Thread: Linear algebra proof

Let A be a m * p matrix whose columns all add to the same total s; and B be a p * n matrix whose columns all add to the same total t: Using summation notation prove that the n columns of AB each total st:

Originally Posted by ulysses123

Let A be a m * p matrix whose columns all add to the same total s; and B be a p * n matrix whose columns all add to the same total t: Using summation notation prove that the n columns of AB each total st:

By definition of matrix multiplication, the entries of $\displaystyle AB$ are given by $\displaystyle \sum_{i=1}^p a_{j,i} b_{i,k}$.
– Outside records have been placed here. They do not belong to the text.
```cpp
template <int NCH, bool RESIDENT>
int launch(const float* new_xyz, const float* xyz, int B, int n, int m, float radius2,
           int nsample, int* idx, int* counts, hipStream_t s) {
  int qpw = 16;
  while (qpw > 1 && static_cast<long long>(B) * ((m + 4 * qpw - 1) / (4 * qpw)) < 1024) qpw >>= 1;
  dim3 grid((m + 4 * qpw - 1) / (4 * qpw), B);
  hipLaunchKernelGGL((ball_query_kernel<NCH, RESIDENT>), grid, dim3(256), 0, s, new_xyz, xyz, n,
                     m, radius2, nsample, qpw, idx, counts);
  return pdr::check_launch();
}

}

extern "C" int pdr_ball_query(const float* new_xyz, const float* xyz, int B, int n, int m,
                              float radius, int nsample, int* idx, int* counts,
                              pdr_stream_t stream) {
  if (B < 0 || n <= 0 || m < 0 || nsample <= 0) return PDR_EINVAL;
  if (B == 0 || m == 0) return PDR_OK;
  if (!new_xyz || !xyz || !idx || !counts) return PDR_EINVAL;
  hipStream_t s = pdr::as_stream(stream);
  const float radius2 = radius * radius;
#define PDR_BQ_CASE(NCH) \
  if (n <= 64 * (NCH))   \
  return launch<NCH, true>(new_xyz, xyz, B, n, m, radius2, nsample, idx, counts, s)
  PDR_BQ_CASE(1);
  PDR_BQ_CASE(2);
  PDR_BQ_CASE(4);
  PDR_BQ_CASE(8);
  PDR_BQ_CASE(16);
  PDR_BQ_CASE(32);
  PDR_BQ_CASE(48);
  PDR_BQ_CASE(64);
#undef PDR_BQ_CASE
  return launch<1, false>(new_xyz, xyz, B, n, m, radius2, nsample, idx, counts, s);
}
```

### point_diffusion_refinement_amd/csrc/dedup.hip

```cpp
#include "pdr_common.h"

__global__ __launch_bounds__(256) void dedup_flags_kernel(const int* __restrict__ idx, const int* __restrict__ counts,
                                                          int K, long nq, int qpt, int* __restrict__ idx0,
                                                          float* __restrict__ row_w,
                                                          unsigned char* __restrict__ tile_valid) {
  const long q = static_cast<long>(blockIdx.x) * 256 + threadIdx.x;
  if (q >= nq) return;
  const int cnt = counts[q];
  idx0[q] = idx[q * K];
  int v = cnt > 1 ? 1 : 0;
  for (int off = 1; off < qpt; off <<= 1) v |= __shfl_xor(v, off, 64);
  const bool valid = v != 0;
  row_w[q] = valid ? 0.0f : static_cast<float>(K);
  if ((q & (qpt - 1)) == 0) tile_valid[q / qpt] = valid ? 1 : 0;
}

__global__ __launch_bounds__(1024) void dedup_compact_kernel(const unsigned char* __restrict__ tile_valid, int ntiles,
                                                            int* __restrict__ tile_list, int* __restrict__ n_tiles) {
  __shared__ int wtot[16];
  __shared__ int base_s;
  const int tid = threadIdx.x, lane = tid & 63, wave = tid >> 6;
  if (tid == 0) base_s = 0;
  __syncthreads();
  for (int i0 = 0; i0 < ntiles; i0 += 1024) {
// ... 2 lines not shown
    const unsigned long long bal = __ballot(valid);
    const int before = __builtin_popcountll(bal & ((1ull << lane) - 1ull));
    if (lane == 0) wtot[wave] = __builtin_popcountll(bal);
    __syncthreads();
    int woff = 0, tot = 0;
    for (int w = 0; w < 16; ++w) {
      woff += w < wave ? wtot[w] : 0;
      tot += wtot[w];
    }
    const int base = base_s;
    if (valid) tile_list[base + woff + before] = i;
    __syncthreads();
    if (tid == 0) base_s = base + tot;
    __syncthreads();
  }
  if (tid == 0) *n_tiles = base_s;
}

__global__ __launch_bounds__(1024) void dedup_sort_kernel(const int* __restrict__ counts, int m,
                                                         int* __restrict__ perm, int* __restrict__ inv,
                                                         int* __restrict__ perm_rows) {
  __shared__ int wtot[16];
  __shared__ int base_s;
  const int tid = threadIdx.x, lane = tid & 63, wave = tid >> 6;
  const int* cb = counts + static_cast<long>(blockIdx.x) * m;
  int* pb = perm + static_cast<long>(blockIdx.x) * m;
  int* ib = inv + static_cast<long>(blockIdx.x) * m;
  if (tid == 0) base_s = 0;
  __syncthreads();
  for (int pass = 0; pass < 2; ++pass) {
    for (int i0 = 0; i0 < m; i0 += 1024) {
      const int i = i0 + tid;
      const bool take = i < m && ((cb[i] > 1) == (pass == 0));
      const unsigned long long bal = __ballot(take);
      const int before = __builtin_popcountll(bal & ((1ull << lane) - 1ull));
      if (lane == 0) wtot[wave] = __builtin_popcountll(bal);
      __syncthreads();
      int woff = 0, tot = 0;
      for (int w = 0; w < 16; ++w) {
        woff += w < wave ? wtot[w] : 0;
        tot += wtot[w];
      }
      const int base = base_s;
      if (take) {
        const int j = base + woff + before;
        pb[j] = i;
        ib[i] = j;
        if (perm_rows) perm_rows[static_cast<long>(blockIdx.x) * m + j] = static_cast<int>(blockIdx.x) * m + i;
      }
      __syncthreads();
      if (tid == 0) base_s = base + tot;
      __syncthreads();
    }
  }
}
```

We seek the sum of an arbitrary column of $\displaystyle AB$, given by $\displaystyle \sum_{j=1}^m\left(\sum_{i=1}^p a_{j,i} b_{i,k}\right)$

$\displaystyle =\sum_{i=1}^p \left( b_{i,k} \sum_{j=1}^m a_{j,i}\right)$

$\displaystyle =\sum_{i=1}^p \left( b_{i,k} s\right)$

$\displaystyle =s\sum_{i=1}^p b_{i,k} $

$\displaystyle =st $.

Thanks, what i was doing was expressing one column in Matrix A, by the sum of all columns divided by p, which was making it difficult to then simplify the expression for AB.